The ubiquitous form letter
Twenty or so years ago I included a chatty hand-written letter with a Christmas card that I sent an elderly in-law and received back a response: “Thank you for your form letter with all the news.” I was shocked - and stung. It was not a “form letter” and I had gone to far more trouble than I probably really had the time to spare. Her brief couple of sentences, the only personal comment made, were scribbled hastily on the bottom of a badly typed and photocopied page roughly folded and put in with her card. Thus began my love-hate relationship with the ubiquitous Christmas letter that pads out most of the Christmas cards we receive this time of year.
I should probably have never fallen for the new-fangled convention anyway. After all, I was brought up to know that a card may be sent instead of a letter, or a letter instead of a card. Sending both together defeats the purpose of either - just as does the repeated sentiment handwritten into the card along with the printed message already there. But these days it would seem churlish to be so correct and culturally determined conventions are constantly changing. One should probably try to keep up with the times when it is not an essential matter of those absolute truths.

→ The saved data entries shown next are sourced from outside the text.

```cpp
int vfn_bank_scan(const vfn_bankscan_desc* d, void* stream);
int vfn_bank_scan_finish(const float* part, int nsplit, int HW, int obj_n, int mode, float* ml, int* idx,
                         float* corr, const float* colscale, void* stream);
int vfn_memread_apply(const vfn_memread_desc* d, void* stream);

typedef struct vfn_bankmatch_desc {
    const float* q;
    const float* bank_k;
    const void* bank_k_lp;
    const int* bank_len;
    const float* rowscale;
    const float* qnorm;
    const float* colscale;
    float* part_x3;
    float* part_f32;
    int* ulist;
    int* ucount;
    int* utotal;
    int* work_counter;
    int* match_idx;
    float* match_corr;
    long long stride_q, stride_k, stride_rs;
    int ldq, HW, obj_n;
    int nsplit;
    int nsplit_fb;
} vfn_bankmatch_desc;
int vfn_bank_match_certified(const vfn_bankmatch_desc* d, void* stream);
int vfn_memread_finish(const vfn_memread_desc* d, void* stream);

#define VFN_BANK_MAX_HW 32768
typedef struct vfn_bank_desc {
    float* bank_k;
    float* bank_v;
    float* info;
    float* scratch_k;
    float* scratch_v;
    float* scratch_info;
    const int* bank_len;
    int* bank_len_rw;
    const float* bank_knorm;
    const float* bank_vnorm;
    const int* match_idx;
    const float* match_corr;
    const float* new_k;
    const float* new_knorm;
    const float* new_vnorm;
    int* app_pos;
    int* keep_dst;
    int* plan;
    int* stats;
    long long stride_k, stride_v, stride_info, stride_n, stride_new;
    double class_budget;
    float thres_close, update_rate, new_hit_init;
    int frame_idx, ld_new, voff, HW, obj_n, cap;
    int rm_class;
    int rm_request;
} vfn_bank_desc;

int vfn_bank_refresh_lp(const vfn_bank_desc* d, void* bank_k_lp, void* bank_v_lp, int all_rows, void* stream);
int vfn_bank_refresh_lp_keys(const vfn_bank_desc* d, void* bank_k_lp, int all_rows, void* stream);

int vfn_row_norms(const float* x, long long stride_obj, int ld, int dim, const int* len_dev, int rows,
                  int obj_n, float* nrm, float* inv , long long stride_n, void* stream);
int vfn_bank_merge(const vfn_bank_desc* d, void* stream);
int vfn_bank_append(const vfn_bank_desc* d, void* stream);
int vfn_bank_remove(const vfn_bank_desc* d, void* stream);
int vfn_bank_refresh_norms(const vfn_bank_desc* d, float* bank_knorm, float* bank_kinv, float* bank_vnorm, void* stream);
int vfn_scatter_mean_f32(const float* src, long long src_s0, long long src_s1, const long long* index,
                         int S, float* out, long long out_s0, long long out_s1, int D, void* stream);
int vfn_scatter_mean_checked_f32(const float* src, long long src_s0, long long src_s1, const long long* index,
                                 long long index_s0, int S, float* out, long long out_s0, long long out_s1, int D,
                                 long long B, int* status, void* stream);

int vfn_resize_bicubic_f32(const float* in, float* out, int C, int Hi, int Wi, int Ho, int Wo, void* stream);
int vfn_resize_nearest_f32(const float* in, float* out, int C, int Hi, int Wi, int Ho, int Wo, void* stream);
int vfn_softmax_objects_f32(const float* score, float* prob, int obj_n, int n, void* stream);
int vfn_resize_argmax_u8(const float* prob, unsigned char* label, int obj_n, int Hi, int Wi, int Ho, int Wo,
                         void* stream);
int vfn_postprocess_pred_u8(const unsigned char* pred_host, int H, int W, unsigned char* out_host);
int vfn_postprocess_pred_device_u8(const unsigned char* pred, unsigned char* out, int* scratch, int H, int W,
                                   void* stream);
// ... 111 lines not shown
```

### v-floodnet_amd/csrc/memory_read.hip

```cpp
#include "common.h"
#include "../../include/vfn_hip.h"
#include <type_traits>
#include <cstdlib>

namespace {

constexpr int DK = 128, DV = 512;
constexpr int CH = 64;

__device__ __forceinline__ int swz(int row, int chunk) { return row * DK + ((chunk ^ (row & 15)) << 2); }

__device__ __forceinline__ int swz64(int row, int chunk) { return row * CH + ((chunk ^ (row & 15)) << 2); }

__device__ __forceinline__ void chunk_load_async(float* sK, const float* src, int valid, int wave, int lane) {
#pragma unroll
    for (int j = 0; j < 8; ++j) {
        const int r = (wave * 8 + j) * 2 + (lane >> 5);
        const int pc = lane & 31;
        const int rr = min(r, valid - 1);
        const float* g = src + (size_t)rr * DK + ((pc ^ (r & 15)) << 2);
        __builtin_amdgcn_global_load_lds(g, sK + (wave * 8 + j) * 2 * DK, 16, 0, 0);
    }
}

// ... 1331 lines not shown
    }

    PH_DECL;
    for (int c = c_lo; c < c_hi; ++c) {
        const int b0 = c * CH;
        const bool more = c + 1 < c_hi;

        f32x16 acc;
        score_tile(sK, sQ, wr, wq, li, lh, acc);
        PH_MARK(0);

        const int rloc = wr * 32 + 4 * lh;
        const int mycnt = softmax_hits(acc, p.scale, qm, qinv, p.thres, B - b0, rloc);
#pragma unroll
        for (int g = 0; g < 4; ++g) {
            const int brow = rloc + 8 * g;
            const f32x4 v = {acc[4 * g], acc[4 * g + 1], acc[4 * g + 2], acc[4 * g + 3]};
            *reinterpret_cast<f32x4*>(sP + swz64(qcol, brow >> 2)) = v;
        }
        if (p.cnt && lh == 0 && mycnt > 0) {
            const int row = b0 + wr * 32 + li;
            if (row < B) atomicAdd(p.cnt + (size_t)obj * p.stride_cnt + row, mycnt);
        }
        PH_MARK(1);
        __syncthreads();
        PH_MARK(2);
        if (more) chunk_load_async8(sK, K + (size_t)(b0 + CH) * DK, min(CH, B - b0 - CH), wave, lane);

        f32x2 vb[3][4];
        const __amdgpu_buffer_rsrc_t vrsrc = __builtin_amdgcn_make_buffer_rsrc(
            const_cast<float*>(V + (size_t)b0 * DV), 0, min(CH, B - b0) * DV * 4, 0x00020000);
        auto load_v = [&](int kk, int slot) {
#pragma unroll
            for (int t = 0; t < 4; ++t)
                vb[slot][t] = __builtin_bit_cast(f32x2, __builtin_amdgcn_raw_buffer_load_b64(vrsrc, vlane_off + (unsigned)((8 * kk + t) * DV * 4), 0, 0));
        };
        load_v(0, 0);
        load_v(1, 1);
        __builtin_amdgcn_sched_barrier(0);
#pragma unroll
        for (int kk = 0; kk < CH / 8; ++kk) {
            const int cur = kk % 3;
            if (kk + 2 < CH / 8) load_v(kk + 2, (kk + 2) % 3);
            __builtin_amdgcn_sched_barrier(0);
            const int lc = 2 * kk + lh;
            f32x4 a[4];
#pragma unroll
            for (int tq = 0; tq < 4; ++tq) a[tq] = *reinterpret_cast<const f32x4*>(sP + swz64(tq * 32 + li, lc));
#pragma unroll
            for (int t = 0; t < 4; ++t)
#pragma unroll
                for (int tq = 0; tq < 4; ++tq) {
                    o[tq][0] = __builtin_amdgcn_mfma_f32_32x32x2f32(a[tq][t], vb[cur][t][0], o[tq][0], 0, 0, 0);
                    o[tq][1] = __builtin_amdgcn_mfma_f32_32x32x2f32(a[tq][t], vb[cur][t][1], o[tq][1], 0, 0, 0);
                }
        }
        PH_MARK(3);
        __syncthreads();
        PH_MARK(4);
    }
#ifdef VFN_CENSUS
    if ((threadIdx.x & 63) == 0) {
        const int lin = (blockIdx.y * gridDim.x + blockIdx.x) * 8 + (threadIdx.x >> 6);
        if (lin < 2048) {
            for (int k = 0; k < 5; ++k) vfn_census_buf[lin * 8 + k] = ph_acc[k];
            vfn_census_buf[lin * 8 + 5] = c_hi - c_lo;
        }
    }
#endif

    float* dst = p.o_part + ((size_t)obj * p.nsplit + split) * p.HW * DV;
#pragma unroll
    for (int tq = 0; tq < 4; ++tq)
#pragma unroll
        for (int r = 0; r < 16; ++r) {
            const int q = q0 + tq * 32 + (r & 3) + 8 * (r >> 2) + 4 * lh;
            if (q < p.HW) {
                const f32x2 v = {o[tq][0][r], o[tq][1][r]};
                *reinterpret_cast<f32x2*>(dst + (size_t)q * DV + wave * 64 + li * 2) = v;
            }
        }
}

__global__ __launch_bounds__(512, 1)
void memread_apply_ss_kernel(const vfn_memread_desc p) {
    extern __shared__ __attribute__((aligned(16))) char smem[];
    float* sP = reinterpret_cast<float*>(smem);

    const int tid = threadIdx.x, lane = tid & 63, wave = tid >> 6;
    const int li = lane & 31, lh = lane >> 5;
    const int wr = wave >> 2, wq = wave & 3;
    int split, qt, obj, q0, B;
    apply_slice(p, split, qt, obj, q0, B);
    const int qtiles = (p.HW + QTW - 1) / QTW;
    const float* V = p.bank_v + (size_t)obj * p.stride_v;
    const float* S = p.scores + (size_t)obj * p.stride_scores;

    int c_lo, c_hi;
    chunk_range(B, p.nsplit, split, c_lo, c_hi);

    f32x16 o[4][2];
#pragma unroll
    for (int a = 0; a < 4; ++a)
#pragma unroll
        for (int b = 0; b < 2; ++b)
#pragma unroll
            for (int r = 0; r < 16; ++r) o[a][b][r] = 0.f;

    const unsigned vlane_off = (unsigned)((4 * lh) * DV + wave * 64 + li * 2) * 4u;
    const unsigned slane_off = (unsigned)(((wr * 4) * 2 + lh) * QTW + wq * 32 + li) * 16u;
    f32x4 sv[4];
    auto load_scores = [&](int c) {
        const char* tile = reinterpret_cast<const char*>(S + ((size_t)c * qtiles + qt) * (CH * QTW));
#pragma unroll
        for (int g = 0; g < 4; ++g) sv[g] = __builtin_nontemporal_load(reinterpret_cast<const f32x4*>(tile + slane_off + g * (2 * QTW * 16)));
    };
    const int qcol = wq * 32 + li;
    float qm, qinv;
    load_qstats(p, obj, q0, qcol, qm, qinv);
    const int rloc = wr * 32 + 4 * lh;
    auto softmax_to = [&](int c, float* sPb) {
        f32x16 acc;
#pragma unroll
        for (int r = 0; r < 16; ++r) acc[r] = sv[r >> 2][r & 3];
        const int b0 = c * CH;
        const int mycnt = softmax_hits(acc, p.scale, qm, qinv, p.thres, B - b0, rloc);
#pragma unroll
        for (int g = 0; g < 4; ++g) {
            const int brow = rloc + 8 * g;
            const f32x4 v = {acc[4 * g], acc[4 * g + 1], acc[4 * g + 2], acc[4 * g + 3]};
            *reinterpret_cast<f32x4*>(sPb + swz64(qcol, brow >> 2)) = v;
        }
        if (p.cnt && lh == 0 && mycnt > 0) {
            const int row = b0 + wr * 32 + li;
            if (row < B) atomicAdd(p.cnt + (size_t)obj * p.stride_cnt + row, mycnt);
        }
    };

    f32x2 vb[4][4];
    auto chunk_rsrc = [&](int c) {
        const int rows = c < c_hi ? min(CH, B - c * CH) : 0;
        return __builtin_amdgcn_make_buffer_rsrc(const_cast<float*>(V + (size_t)min(c, max(c_hi - 1, 0)) * CH * DV), 0, rows * DV * 4, 0x00020000);
    };
    auto load_v = [&](const __amdgpu_buffer_rsrc_t& rs, int kk, int slot) {
#pragma unroll
        for (int t = 0; t < 4; ++t)
            vb[slot][t] = __builtin_bit_cast(f32x2, __builtin_amdgcn_raw_buffer_load_b64(rs, vlane_off + (unsigned)((8 * kk + t) * DV * 4), 0, 0));
    };
    if (c_lo < c_hi) {
        const __amdgpu_buffer_rsrc_t rs0 = chunk_rsrc(c_lo);
        load_v(rs0, 0, 0);
        load_v(rs0, 1, 1);
        load_scores(c_lo);
        softmax_to(c_lo, sP);
        if (c_lo + 1 < c_hi) load_scores(c_lo + 1);
    }
    __syncthreads();

    for (int c = c_lo; c < c_hi; ++c) {
        const int b0 = c * CH;
        const int buf = (c - c_lo) & 1;
        const float* sPc = sP + buf * (QTW * CH);
        float* sPn = sP + (buf ^ 1) * (QTW * CH);
        const bool nxt = c + 1 < c_hi;

        const __amdgpu_buffer_rsrc_t vrsrc = chunk_rsrc(c), vrsrc_n = chunk_rsrc(c + 1);
        f32x4 a[2][4];
#pragma unroll
        for (int tq = 0; tq < 4; ++tq) a[0][tq] = *reinterpret_cast<const f32x4*>(sPc + swz64(tq * 32 + li, lh));
        __builtin_amdgcn_sched_barrier(0);
#pragma unroll
        for (int kk = 0; kk < CH / 8; ++kk) {
            const int cur = kk % 4;
            if (kk + 2 < CH / 8) load_v(vrsrc, kk + 2, (kk + 2) % 4);
            else load_v(vrsrc_n, kk + 2 - CH / 8, (kk + 2) % 4);
            if (kk + 1 < CH / 8) {
#pragma unroll
                for (int tq = 0; tq < 4; ++tq)
                    a[(kk + 1) & 1][tq] = *reinterpret_cast<const f32x4*>(sPc + swz64(tq * 32 + li, 2 * (kk + 1) + lh));
            }
            __builtin_amdgcn_sched_barrier(0);
#pragma unroll
            for (int t = 0; t < 4; ++t)
#pragma unroll
                for (int tq = 0; tq < 4; ++tq) {
                    o[tq][0] = __builtin_amdgcn_mfma_f32_32x32x2f32(a[kk & 1][tq][t], vb[cur][t][0], o[tq][0], 0, 0, 0);
                    o[tq][1] = __builtin_amdgcn_mfma_f32_32x32x2f32(a[kk & 1][tq][t], vb[cur][t][1], o[tq][1], 0, 0, 0);
                }
            if (kk == 2 && nxt) {
                softmax_to(c + 1, sPn);
                if (c + 2 < c_hi) load_scores(c + 2);
            }
        }
        __syncthreads();
    }

    float* dst = p.o_part + ((size_t)obj * p.nsplit + split) * p.HW * DV;
#pragma unroll
    for (int tq = 0; tq < 4; ++tq)
#pragma unroll
        for (int r = 0; r < 16; ++r) {
            const int q = q0 + tq * 32 + (r & 3) + 8 * (r >> 2) + 4 * lh;
            if (q < p.HW) {
                const f32x2 v = {o[tq][0][r], o[tq][1][r]};
                *reinterpret_cast<f32x2*>(dst + (size_t)q * DV + wave * 64 + li * 2) = v;
            }
        }
}

__global__ void memread_finish_kernel(const vfn_memread_desc p) {
    const int obj = blockIdx.y;
    const size_t total = (size_t)p.HW * (DV / 4);
    for (size_t i = blockIdx.x * (size_t)blockDim.x + threadIdx.x; i < total; i += (size_t)gridDim.x * blockDim.x) {
        const int c4 = i % (DV / 4);
        const int q = i / (DV / 4);
        f32x4 s = {0.f, 0.f, 0.f, 0.f};
        for (int sp = 0; sp < p.nsplit; ++sp)
            s += *reinterpret_cast<const f32x4*>(p.o_part + (((size_t)obj * p.nsplit + sp) * p.HW + q) * DV + c4 * 4);
        float* o = p.out + ((size_t)obj * p.HW + q) * p.ld_out;
        *reinterpret_cast<f32x4*>(o + c4 * 4) = s;
        if (p.qv) *reinterpret_cast<f32x4*>(o + DV + c4 * 4) = *reinterpret_cast<const f32x4*>(p.qv + (size_t)q * p.ldqv + c4 * 4);
    }
    if (p.cnt) {
        const int B = p.bank_len[obj];
        int* cnt = p.cnt + (size_t)obj * p.stride_cnt;
        float* info = p.info + (size_t)obj * p.stride_info;
        for (int b = blockIdx.x * blockDim.x + threadIdx.x; b < B; b += gridDim.x * blockDim.x) {
            info[(size_t)b * 2 + 1] += logf((float)cnt[b] + 1.f);
            cnt[b] = 0;
        }
    }
}

constexpr size_t SCAN_LDS = (size_t)(2 * CH * DK) * sizeof(float);
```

There are some letters I really enjoy getting, but others that are far less than inspiring. A gem turned up one year in the account of a friend putting his car through an automated car wash, then at the last moment leaping out to close the boot lid properly. The experience was a nightmare as he emerged utterly drenched, whipped and stung by those swirling brushes and bruised in unmentionable places. There was certainly a lesson to be learned in that well told anecdote. However, it was counterbalanced by another letter detailing the woes of a relative’s succession of haemorrhoid surgeries. Great Christmas fare, and I wondered if the relative wanted that broadcasted quite so widely! But in the bragging exaggerated brilliance of over-achieving kids and grandkids, the exotic overseas adventures told as blasé everyday occurrences, the mundane told as newsworthy, the saccharin seasonal sentiments expressed over and over, I do long to hear something honest, something meant just for me.
Each year the question comes up - will I or won’t I? I am niggled, just as I am when writing here, by the self-centredness of presuming that others may want to read what I write. What are these words to you? Am I not conceited to think that much of what I have to say, that which isn’t already written elsewhere - and that which is already superfluous - really has enough importance to publish? So the same goes for the annual news dump in the form of any Christmas letter that I might consider writing. But perhaps that is too much of a self put-down. Some folks are genuinely interested, and to them I feel that I owe more than just a form letter of sorts. So there is my answer… if you are really genuinely interested, then you do deserve more than just the mass produced, impersonal and non-interactive news dump of the day. But if I don’t feature in your life at any time other than Christmas, then how can I be sure you are genuinely interested in me anyway? A form letter won’t indicate that.
Keeping up with the times, perhaps very soon all these cards and letters will be obsolete in the interests of saving trees and fossil fuels as we all links blogs and hurtle our electronic messages around the globe. Just as quills gave way to fountain pens then biros then keyboards (with slates and lead pencils in there somewhere as well) it will be only the very old-fashioned left to lick stamps and envelope flaps. Maybe they will write letters, real personal letters, or send just the well-chosen card.